= Jack McMurray Jr. =

Australian rules footballer, born 1915

Jack McMurray Jr. (17 August 1915 – 20 May 2004) was a leading Australian rules football field umpire in the Victorian Football League (VFL) in the 1940s and 1950s.

He started umpiring in the Melbourne Boy’s Club Association and umpired in the VFL in 1941 and 1942 before serving in the army during World War II. He rejoined the VFL in 1946 and umpired six Grand Finals (including both in 1948 when Essendon and Melbourne tied the first match).

His umpiring career spanned from 1941 to 1955, and in total he umpired 216 games, including 16 finals matches. He umpired grand finals in 1948 (x2), 1949, 1950, 1953, and 1954.

McMurray umpired grand finals and carnivals in most states under the system of exchanges and carnivals that were in place during his career. All games were umpired under the one-field-umpire system.

After retiring from VFL umpiring, Jack Jnr decided in 1956 to accept appointment to the Tasmanian Football League (TFL) umpire coaching role after an offer to take up either Perth or Hobart positions.

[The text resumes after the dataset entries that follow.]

# chenxy99/Scanpaths

Measured on AMD Instinct MI355X. Metric: images/sec/GPU (AiR train step, bs=32, 320x512) at 1/2/4/8 MI355X, higher is better.
Workload: dtype f32; 1 GPU; AiR supervised train step (fwd+loss+bwd+clip+Adam), resnet50, T=16, 320x512, per-GPU batch 32; global_batch=32, parallelism=dp1

## Files before the change

### scanpaths_amd/csrc/conv_f16x2.hip

```cpp
#include "common.h"
#include <algorithm>
#include <cstdlib>

typedef _Float16 f16x8 __attribute__((ext_vector_type(8)));

namespace {

#define SP_GLDS16(src, dst)                                                                                      \
    __builtin_amdgcn_global_load_lds((const __attribute__((address_space(1))) void*)(src),                       \
                                     (__attribute__((address_space(3))) void*)(dst), 16, 0, 0)

constexpr int HBM = 256, HBN = 128, HBK = 32;
constexpr int HA_BYTES = HBM * 128;
constexpr int HB_BYTES = HBN * 128;
constexpr int HSTAGE = HA_BYTES + HB_BYTES;
constexpr int HNSTAGE = 3;
constexpr int HCHUNK_KT = 8;
constexpr int HALO_W = 64, HALO_ROWSLOTS = HALO_W + 2, HALO_NSLOT = 6 * HALO_ROWSLOTS;
constexpr int HALO_PIECES = (HALO_NSLOT + 7) / 8;
constexpr int HALO_A_BYTES = HALO_PIECES * 1024;
constexpr int HALO_LDS = 2 * HALO_A_BYTES + 3 * HB_BYTES;

struct H2Args {
    const uint16_t* X;
    const uint16_t* W;
    const float* bias;
    float* C;
    const float* sx;
    const float* sw;
    int sw_rows;
    int64_t M;
    int Hi, Wi, Kc;
    int ldx;
    int Ho, Wo, Nout, ldc;
    int KH, KW, stride, pad, dil;
    int64_t ldwb;
    int64_t w_bstride;
    int rows_per_batch;
    int ncblk, nkt, tiles_n;
    float alpha;
    int beta, relu;
    uint32_t x_bytes, w_bytes;
    const float* l_xg;
    const float* l_cprev;
    const float* l_spcol;
    const float* l_wc;
    float* l_gates;
    float* l_c;
    float* l_h;
    unsigned* l_hamax;
    uint16_t* l_hplanes;
    float* l_hscale;
    float l_hbound;
    int lC, lP, lKP;
    int l_probe;
    double* st_partial;
    float* st_mm;
    const int* row_last;
    int row_step;
    int row_nimg;
};

__device__ __forceinline__ float h2_sigmoid(float x) { return sp_sigmoid(x); }
__device__ __forceinline__ int halo_swz(int slot) { return ((slot >> 1) & 3) << 1; }

template <int MODE, int NPROD, bool CBM, bool LSTM = false, bool HALO = false, int DBG = 0>
__global__ __launch_bounds__(512, 2) void h2_kernel(H2Args p) {
    static_assert(!LSTM || MODE == 0, "the LSTM epilogue belongs to the forward build");
    static_assert(!HALO || (CBM && NPROD == 3 && DBG == 0), "the halo build extends the channel-block-major schedule only");
    extern __shared__ __attribute__((aligned(16))) unsigned char smem[];
    constexpr bool LSTM_T = LSTM;
    const int t = threadIdx.x;
    const int lane = t & 63;
    const int wave = __builtin_amdgcn_readfirstlane(t >> 6);
    const int wm = wave >> 1, wn = wave & 1;
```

Following this move, McMurray umpired the TFL grand final umpire in 1956, which was his last senior game and then he retired from umpiring. However, he continued as Coach of TFL Umpire Association from 1956 to 1967 and a second stint from 1971–1974 inclusive.

Additionally, McMurray continued to serve football as Member of the TFLUA Umpire Appointment Board from 1956 to 1978, TFLUA Chairman of Board from 1975 through 1978, and as a member of the Southern Tasmanian High School Football Association; he was made a life member of TFLUA.

McMurray was inducted to the Australian Football Hall of Fame in 1996, together with his father, Jack McMurray Sr. Additionally, in 2005, McMurray was inducted as a Legend in the Tasmanian Football Hall of Fame in recognition of his umpire coaching contribution in Tasmania.